© Petra Öllinger
Erschienen in der Literaturzeitschrift „Literatur im Kleinformat“, St. Wolfgang: Werkraum Abersee, Juli/August 2002.
Ich bitte Sie, wer fährt schon in die Provinz auf Urlaub? Wer fährt heute schon auf Sommerfrische nach, – wohin sagten Sie – Strobl? Nach Strobl am Wolfgangsee, ins Salzkammergut? Dahin, wo die Wolken die Berge küssen? Wo es tagelang regnet, wenn es sich einregnet, und Sie tagelang auf dem Zimmer hocken müssen. Nach dem dritten Tag wundern Sie sich nicht mehr darüber, dass es im Salzkammergut so viele Selbstmörder gibt.
Sogar Ihre Lieblingsbeschäftigung, für die Sie sonst selten Zeit finden, fällt Ihnen auf die Nerven. Spätestens nach dem dritten Tag – garantiert. Und zwar dermaßen auf die Nerven, dass Sie am liebsten alle mitgeschleppten Bücher aus dem Fenster werfen würden: Mann, Remarque, Kaschnitz. Der endlose Regen lässt nicht mehr die Hoffnung aufkommen, jemals wieder während Ihres Aufenthaltes hier trocknen Fußes etwas unternehmen zu können. Und da wollen Sie hinfahren? Kann man da überhaupt etwas erleben, außer den auf Fröhlichkeit und total event getrimmten Wasserskischule-Darbietungen. Oder der Sonntagsmesse? Oder der Fahrt mit einem Schiff über den Wolfgangsee?
Ich habe ja schon viele Regen erlebt.
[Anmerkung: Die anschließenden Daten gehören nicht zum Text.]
diff --git a/seed-story_amd/seedstory/_lib.py b/seed-story_amd/seedstory/_lib.py
--- a/seed-story_amd/seedstory/_lib.py
+++ b/seed-story_amd/seedstory/_lib.py
@@ -123,6 +123,7 @@
     "ss_vit_forward": (C.c_int, [C.POINTER(VitWeights), vp, vp, i64, vp, sz, C.c_int, vp]),
     "ss_vit_blocks": (C.c_int, [C.POINTER(VitWeights), vp, i64, i64, i64, i64, vp, sz, C.c_int, vp]),
     "ss_conv3x3": (C.c_int, [vp, vp, vp, i64, i64, i64, i64, i64, i64, i64, vp, vp, i64, vp, C.c_int, vp]),
+    "ss_conv3x3_ld": (C.c_int, [vp, vp, vp, i64, i64, i64, i64, i64, i64, i64, i64, vp, vp, i64, vp, C.c_int, vp]),
     "ss_loss_workspace_bytes": (C.c_size_t, [i64]),
     "ss_cross_entropy_rows": (C.c_int, [vp, i64, vp, i64, i64, i64, vp, vp, C.c_int, vp]),
     "ss_cosine_rows": (C.c_int, [vp, vp, i64, i64, vp, C.c_int, vp]),
@@ -130,6 +131,12 @@
     "ss_mse": (C.c_int, [vp, vp, i64, vp, vp, C.c_int, vp]),
     "ss_groupnorm_workspace_bytes": (C.c_size_t, [i64, i64, i64, i64, C.c_int]),
     "ss_groupnorm": (C.c_int, [vp, vp, vp, vp, vp, i64, i64, i64, i64, f32, C.c_int, C.c_int, vp]),
+    "ss_conv3x3_colpart": (C.c_int, [vp, vp, vp, i64, i64, i64, i64, i64, i64, vp, vp, i64, vp, vp, C.c_int, C.c_int, vp]),
+    "ss_gemm_colpart": (C.c_int, [vp, vp, vp, i64, i64, i64, i64, vp, vp, i64, i64, vp, C.c_int, C.c_int, vp]),
+    "ss_groupnorm_colpart": (C.c_int, [vp, vp, vp, vp, vp, vp, i64, i64, i64, i64, f32, C.c_int, C.c_int, vp]),
+    "ss_concat_skip_part_bytes": (C.c_size_t, [i64, i64, i64, i64, C.c_int]),
+    "ss_concat_skip": (C.c_int, [vp, vp, vp, i64, i64, i64, i64, C.c_int, vp]),
+    "ss_groupnorm_cat": (C.c_int, [vp, vp, vp, vp, vp, vp, i64, i64, i64, i64, i64, f32, C.c_int, C.c_int, vp]),
     "ss_geglu": (C.c_int, [vp, vp, i64, i64, C.c_int, vp]),
     "ss_unary": (C.c_int, [vp, vp, i64, C.c_int, C.c_int, vp]),
     "ss_softmax_rows": (C.c_int, [vp, i64, i64, f32, C.c_int, vp]),
diff --git a/seed-story_amd/seedstory/diffusion.py b/seed-story_amd/seedstory/diffusion.py
--- a/seed-story_amd/seedstory/diffusion.py
+++ b/seed-story_amd/seedstory/diffusion.py
@@ -281,23 +281,45 @@
         return P
 
     def _resnet(self, P, n, x, B, H, W, temb_act, groups, eps=1e-5):
-        h = ops.groupnorm(x, P[n + ".norm1.weight"], P[n + ".norm1.bias"], B, groups, eps, silu=True)
+        return self._resnet_p(P, n, x, B, H, W, temb_act, groups, eps)[0]
+
+    def _resnet_p(self, P, n, x, B, H, W, temb_act, groups, eps=1e-5, cat=None, out_cat=None, x_part=None, want_part=False):
+        h = ops.groupnorm(x, P[n + ".norm1.weight"], P[n + ".norm1.bias"], B, groups, eps, silu=True, cat=cat, colpart=x_part)
         tp, tld = None, 0
         if temb_act is not None:
             off = P["temb_all.offsets"][n]
             tld = temb_act.shape[1]
             tp = temb_act[:, off:]
-        h, _, _ = ops.conv3x3(h, P[n + ".conv1.weight"], B, H, W, bias=P[n + ".conv1.bias"], rowvec=tp, rowvec_stride=tld)
-        h = ops.groupnorm(h, P[n + ".norm2.weight"], P[n + ".norm2.bias"], B, groups, eps, silu=True)
+        colp = getattr(self, "_gn_colpart", True)
+        if colp:
+            h, hp = ops.conv3x3_colpart(h, P[n + ".conv1.weight"], B, H, W, bias=P[n + ".conv1.bias"], rowvec=tp, rowvec_stride=tld)
+        else:
+            (h, _, _), hp = ops.conv3x3(h, P[n + ".conv1.weight"], B, H, W, bias=P[n + ".conv1.bias"], rowvec=tp, rowvec_stride=tld), None
+        h = ops.groupnorm(h, P[n + ".norm2.weight"], P[n + ".norm2.bias"], B, groups, eps, silu=True, colpart=hp)
         sc = x
         if (n + ".conv_shortcut.weight") in P:
             sc = ops.gemm(x, P[n + ".conv_shortcut.weight"], bias=P[n + ".conv_shortcut.bias"])
-        h, _, _ = ops.conv3x3(h, P[n + ".conv2.weight"], B, H, W, bias=P[n + ".conv2.bias"], residual=sc)
-        return h
+        if colp and want_part and out_cat is None:
+            return ops.conv3x3_colpart(h, P[n + ".conv2.weight"], B, H, W, bias=P[n + ".conv2.bias"], residual=sc)
+        h, _, _ = ops.conv3x3(h, P[n + ".conv2.weight"], B, H, W, bias=P[n + ".conv2.bias"], residual=sc, out=out_cat,
+                              out_left=out_cat is not None)
+        return h, None
 
     def enable_fp8(self, on=True):
         if bool(on) != getattr(self, "_fp8", False):
             self._fp8 = bool(on)
+            self._prep = None
+        return self
+
+    def enable_cat_inplace(self, on=True):
+        if bool(on) != getattr(self, "_cat_inplace", True):
+            self._cat_inplace = bool(on)
+            self._prep = None
+        return self
+
+    def enable_gn_colpart(self, on=True):
+        if bool(on) != getattr(self, "_gn_colpart", True):
+            self._gn_colpart = bool(on)
             self._prep = None
         return self
 
@@ -376,7 +398,10 @@
         return {"buf": b, "cur": None}
 
     def _transformer(self, P, n, x, B, HW, ctx2d, Lctx, heads, layers, groups):
-        h = ops.groupnorm(x, P[n + ".norm.weight"], P[n + ".norm.bias"], B, groups, 1e-6, silu=False)
+        return self._transformer_p(P, n, x, B, HW, ctx2d, Lctx, heads, layers, groups)[0]
+
+    def _transformer_p(self, P, n, x, B, HW, ctx2d, Lctx, heads, layers, groups, out_cat=None, x_part=None, want_part=False):
+        h = ops.groupnorm(x, P[n + ".norm.weight"], P[n + ".norm.bias"], B, groups, 1e-6, silu=False, colpart=x_part)
         rs = None
         if self._lnfold_on() and h.shape[0] > 128 and all(
                 (n + ".transformer_blocks.%d%s.lnf" % (k, w)) in P for k in range(layers)
@@ -407,7 +432,12 @@
                              bias=P[b + ".ff.net.0.proj.pairs.bias"], geglu=True, rowstat=rs)
             h = self._lin(P, b + ".ff.net.2.weight", u, bias=P[b + ".ff.net.2.bias"], residual=h,
                           rowstat=rs if k + 1 < layers else None)
-        return self._lin(P, n + ".proj_out.weight", h, bias=P[n + ".proj_out.bias"], residual=x)
+        f8 = getattr(self, "_fp8", False) and (n + ".proj_out.weight.fp8") in P
+        if out_cat is not None and not f8:
+            return ops.gemm(h, P[n + ".proj_out.weight"], bias=P[n + ".proj_out.bias"], residual=x, out=out_cat, out_left=True), None
+        if want_part and not f8 and getattr(self, "_gn_colpart", True):
+            return ops.gemm_colpart(h, P[n + ".proj_out.weight"], HW, bias=P[n + ".proj_out.bias"], residual=x)
+        return self._lin(P, n + ".proj_out.weight", h, bias=P[n + ".proj_out.bias"], residual=x), None
 
     @torch.no_grad()
     def forward(self, sample, timestep, encoder_hidden_states, added_cond_kwargs=None, return_dict=True, **kw):
@@ -444,34 +474,62 @@
         x = ops.nchw_to_nhwc(sample.contiguous(), 8)
         h, _, _ = ops.conv3x3(x, P["conv_in.weight"], B, H, W, bias=P["conv_in.bias"])
         skips = [(h, H, W)]
+        hp = None
         for i in range(len(boc)):
             for j in range(L):
-                h = self._resnet(P, "down_blocks.%d.resnets.%d" % (i, j), h, B, H, W, temb_act, G)
-                if c["transformer_layers"][i]:
-                    h = self._transformer(P, "down_blocks.%d.attentions.%d" % (i, j), h, B, H * W, ctx2d, Lctx,
-                                          c["num_heads"][i], c["transformer_layers"][i], G)
+                to_norm = not (j == L - 1 and i < len(boc) - 1)
+                has_tr = c["transformer_layers"][i]
+                h, hp = self._resnet_p(P, "down_blocks.%d.resnets.%d" % (i, j), h, B, H, W, temb_act, G, x_part=hp,
+                                     want_part=bool(has_tr) or to_norm)
+                if has_tr:
+                    h, hp = self._transformer_p(P, "down_blocks.%d.attentions.%d" % (i, j), h, B, H * W, ctx2d, Lctx,
+                                              c["num_heads"][i], has_tr, G, x_part=hp, want_part=to_norm)
                 skips.append((h, H, W))
             if i < len(boc) - 1:
                 n = "down_blocks.%d.downsamplers.0.conv" % i
                 h, H, W = ops.conv3x3(h, P[n + ".weight"], B, H, W, stride=2, bias=P[n + ".bias"])
+                hp = None
                 skips.append((h, H, W))
-        h = self._resnet(P, "mid_block.resnets.0", h, B, H, W, temb_act, G)
-        h = self._transformer(P, "mid_block.attentions.0", h, B, H * W, ctx2d, Lctx, c["num_heads"][-1],
-                              c["transformer_layers"][-1], G)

In Irland, wo es eine Minute regnet, oder eine Stunde, oder einen Tag, aber immerhin quetschte sich die Sonne immer wieder durch die Wolken, und ich hatte nie das Gefühl zwischen Bergketten ersticken oder die touristenergebene (scheinheilig traue ich mich ja gar nicht zu sagen) Freundlichkeit der Einheimischen aushalten zu müssen. Oder in Asien, warme, lustige Regentropfen hüpfen in den Straßen auf und ab. Auch wenn der Monsun tagelang auf die Köpfe prasselt, verheißt er immer wieder die Aussicht auf ein menschliches Weiterbestehen nach der Regenzeit.
Hier jedoch schließt jeder Tropfen eine Engstirnigkeit und Hoffnungslosigkeit ein, auch die der Gäste! Der Regen ist unaufhörlich, mal ein leichtes Nieseln, mal ein Nebelreißen, dann wieder dicke, schwere Wassermassen, die einem die Zimmerfenster einzudrücken drohen. Den Bäumen, deren Äste feuchtschwer nach unten hängen, sehen so leidvoll aus, dass man ihnen wünscht, sie könnten sich die Nässe aus dem Nadelfell schütteln. Draußen ist es duster, und Sie müssen mitten am sommerlichen Nachmittag das Licht einschalten. Die Sicht, nervös auf die Berge geheftet, ob sie nicht doch ihre Gipfel feigeben, verschwindet schlussendlich in einem traurigen Grau. Der Blick in die bunte ferne Welt wird Ihnen verwehrt, TV-mediale Ablenkung unmöglich, denn es gibt keinen Fernseher auf Ihrem Zimmer. Nur der mitgebrachte Bücherstapel könnte etwas Abwechslung bringen. Aber die Lust auf 1000seitige Werke ist Ihnen schon längst vergangen. Vielleicht hilft der Kurzausflug in ein örtliches Wirtshaus? Bekanntes wird Ihnen da serviert, Schweinebraten und Schnitzel und Mickey Maus-Teller. Versuchen Sie es aber nicht nach 22 Uhr abends. Die Auswahl beschränkt sich dann auf Würstel oder Toast. Schließlich würgen Sie Ihren Kummer mit einer Sachertorte und einem Häferlkaffee hinunter – das können Sie auch nach 22 Uhr. Wenn sich das regnerische Grau in der Nacht versteckt hat.